### DATASET RECORDS
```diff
-        for (int c = 0; c < 4; ++c)
-            s_plane[c][tid + 1] = make_int4(w[12 + 4 * c], w[13 + 4 * c], w[14 + 4 * c], w[15 + 4 * c]);
-        __syncthreads();
-        int4 carry = make_int4(0, 0, 0, 0);
-        if (tid >= 1 && tid <= 3) carry = s_plane[tid][kIngestThreads];
-#pragma unroll
-        for (int c = 1; c < 4; ++c) {
-            const int4 h = s_plane[c][tid];
-            w[4 * (c - 1)] = h.x;
-            w[4 * (c - 1) + 1] = h.y;
-            w[4 * (c - 1) + 2] = h.z;
-            w[4 * (c - 1) + 3] = h.w;
-        }
-        if (used) {
-#pragma unroll
-            for (int i = 0; i < 16; ++i) {
-#pragma unroll
-                for (int k = 0; k < 13; ++k) acc[k] += (int64_t)w[12 + i] * (int64_t)w[12 + i - k];
-            }
-            if (est) {
-                auto zz32 = [](int32_t v) { return ((uint32_t)v << 1) ^ (uint32_t)(v >> 31); };
-                uint32_t traw = 0, tdif = 0, tant = 0;
-#pragma unroll
-                for (int i = 0; i < 16; ++i) {
-                    if (i < cnt) {
-                        const int32_t x0 = w[12 + i], prev = w[11 + i];
-                        const uint32_t raw = zz32(x0);
-                        const bool head = (first + (uint32_t)i) == 0u;
-                        traw += raw;
-                        tdif += head ? raw : zz32((int32_t)((uint32_t)x0 - (uint32_t)prev));
-                        tant += head ? raw : zz32((int32_t)((uint32_t)x0 + (uint32_t)prev));
-                    }
-                }
-                sraw += traw;
-                sdif += tdif;
-                sant += tant;
-            }
-        }
-        __syncthreads();
-        if (tid >= 1 && tid <= 3) s_plane[tid][0] = carry;
-    }
-    if (used) reduce13(acc, s_ac, acorr + ((size_t)blk * kSlotsPerBlock + ch) * 13, tid);
+    __syncthreads();
+    IngestBlock ib{src, bstart, nb, lo, hi, validate, used, est, 0, 0, 0, 0xFFFFFFFFu};
+    int64_t* const ac_out = acorr + ((size_t)blk * kSlotsPerBlock + ch) * 13;
+    if (prm.debug_skip & kIngestValuBit) ingest_valu(ib, reinterpret_cast<int4(*)[kIngestThreads + 1]>(s_stage), s_ac, ac_out);
+    else if (prm.bit_depth == 16) IngestMfma<3>::run(ib, s_stage, s_edge, s_ac, ac_out);
+    else IngestMfma<4>::run(ib, s_stage, s_edge, s_ac, ac_out);
+    const uint64_t sraw = ib.sraw, sdif = ib.sdif, sant = ib.sant;
+    const uint32_t bad = ib.bad;
 
     if (est && nb > (uint32_t)kFullCompareLimit) {
         if (tid < 36) s_win[tid / 12][tid % 12] = 0;
diff --git a/lossless-audio-codec_amd/csrc/lacx_types.h b/lossless-audio-codec_amd/csrc/lacx_types.h
--- a/lossless-audio-codec_amd/csrc/lacx_types.h
+++ b/lossless-audio-codec_amd/csrc/lacx_types.h
@@ -49,6 +49,8 @@
     uint32_t first_bad;
     uint32_t pad;
 };
+
+constexpr uint32_t kIngestValuBit = 1u << 31;
 
 struct AnalyzeParams {
     uint64_t frames;
```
######
INSTRUCTIONS TO FOLLOW » All the entries should be written out again precisely.

ANSWER TO THIS PROBLEM »
```diff
-        for (int c = 0; c < 4; ++c)
-            s_plane[c][tid + 1] = make_int4(w[12 + 4 * c], w[13 + 4 * c], w[14 + 4 * c], w[15 + 4 * c]);
-        __syncthreads();
-        int4 carry = make_int4(0, 0, 0, 0);
-        if (tid >= 1 && tid <= 3) carry = s_plane[tid][kIngestThreads];
-#pragma unroll
-        for (int c = 1; c < 4; ++c) {
-            const int4 h = s_plane[c][tid];
-            w[4 * (c - 1)] = h.x;
-            w[4 * (c - 1) + 1] = h.y;
-            w[4 * (c - 1) + 2] = h.z;
-            w[4 * (c - 1) + 3] = h.w;
-        }
-        if (used) {
-#pragma unroll
-            for (int i = 0; i < 16; ++i) {
-#pragma unroll
-                for (int k = 0; k < 13; ++k) acc[k] += (int64_t)w[12 + i] * (int64_t)w[12 + i - k];
-            }
-            if (est) {
-                auto zz32 = [](int32_t v) { return ((uint32_t)v << 1) ^ (uint32_t)(v >> 31); };
-                uint32_t traw = 0, tdif = 0, tant = 0;
-#pragma unroll
-                for (int i = 0; i < 16; ++i) {
-                    if (i < cnt) {
-                        const int32_t x0 = w[12 + i], prev = w[11 + i];
-                        const uint32_t raw = zz32(x0);
-                        const bool head = (first + (uint32_t)i) == 0u;
-                        traw += raw;
-                        tdif += head ? raw : zz32((int32_t)((uint32_t)x0 - (uint32_t)prev));
-                        tant += head ? raw : zz32((int32_t)((uint32_t)x0 + (uint32_t)prev));
-                    }
-                }
-                sraw += traw;
-                sdif += tdif;
-                sant += tant;
-            }
-        }
-        __syncthreads();
-        if (tid >= 1 && tid <= 3) s_plane[tid][0] = carry;
-    }
-    if (used) reduce13(acc, s_ac, acorr + ((size_t)blk * kSlotsPerBlock + ch) * 13, tid);
+    __syncthreads();
+    IngestBlock ib{src, bstart, nb, lo, hi, validate, used, est, 0, 0, 0, 0xFFFFFFFFu};
+    int64_t* const ac_out = acorr + ((size_t)blk * kSlotsPerBlock + ch) * 13;
+    if (prm.debug_skip & kIngestValuBit) ingest_valu(ib, reinterpret_cast<int4(*)[kIngestThreads + 1]>(s_stage), s_ac, ac_out);
+    else if (prm.bit_depth == 16) IngestMfma<3>::run(ib, s_stage, s_edge, s_ac, ac_out);
+    else IngestMfma<4>::run(ib, s_stage, s_edge, s_ac, ac_out);
+    const uint64_t sraw = ib.sraw, sdif = ib.sdif, sant = ib.sant;
+    const uint32_t bad = ib.bad;
 
     if (est && nb > (uint32_t)kFullCompareLimit) {
         if (tid < 36) s_win[tid / 12][tid % 12] = 0;
diff --git a/lossless-audio-codec_amd/csrc/lacx_types.h b/lossless-audio-codec_amd/csrc/lacx_types.h
--- a/lossless-audio-codec_amd/csrc/lacx_types.h
+++ b/lossless-audio-codec_amd/csrc/lacx_types.h
@@ -49,6 +49,8 @@
     uint32_t first_bad;
     uint32_t pad;
 };
+
+constexpr uint32_t kIngestValuBit = 1u << 31;
 
 struct AnalyzeParams {
     uint64_t frames;
```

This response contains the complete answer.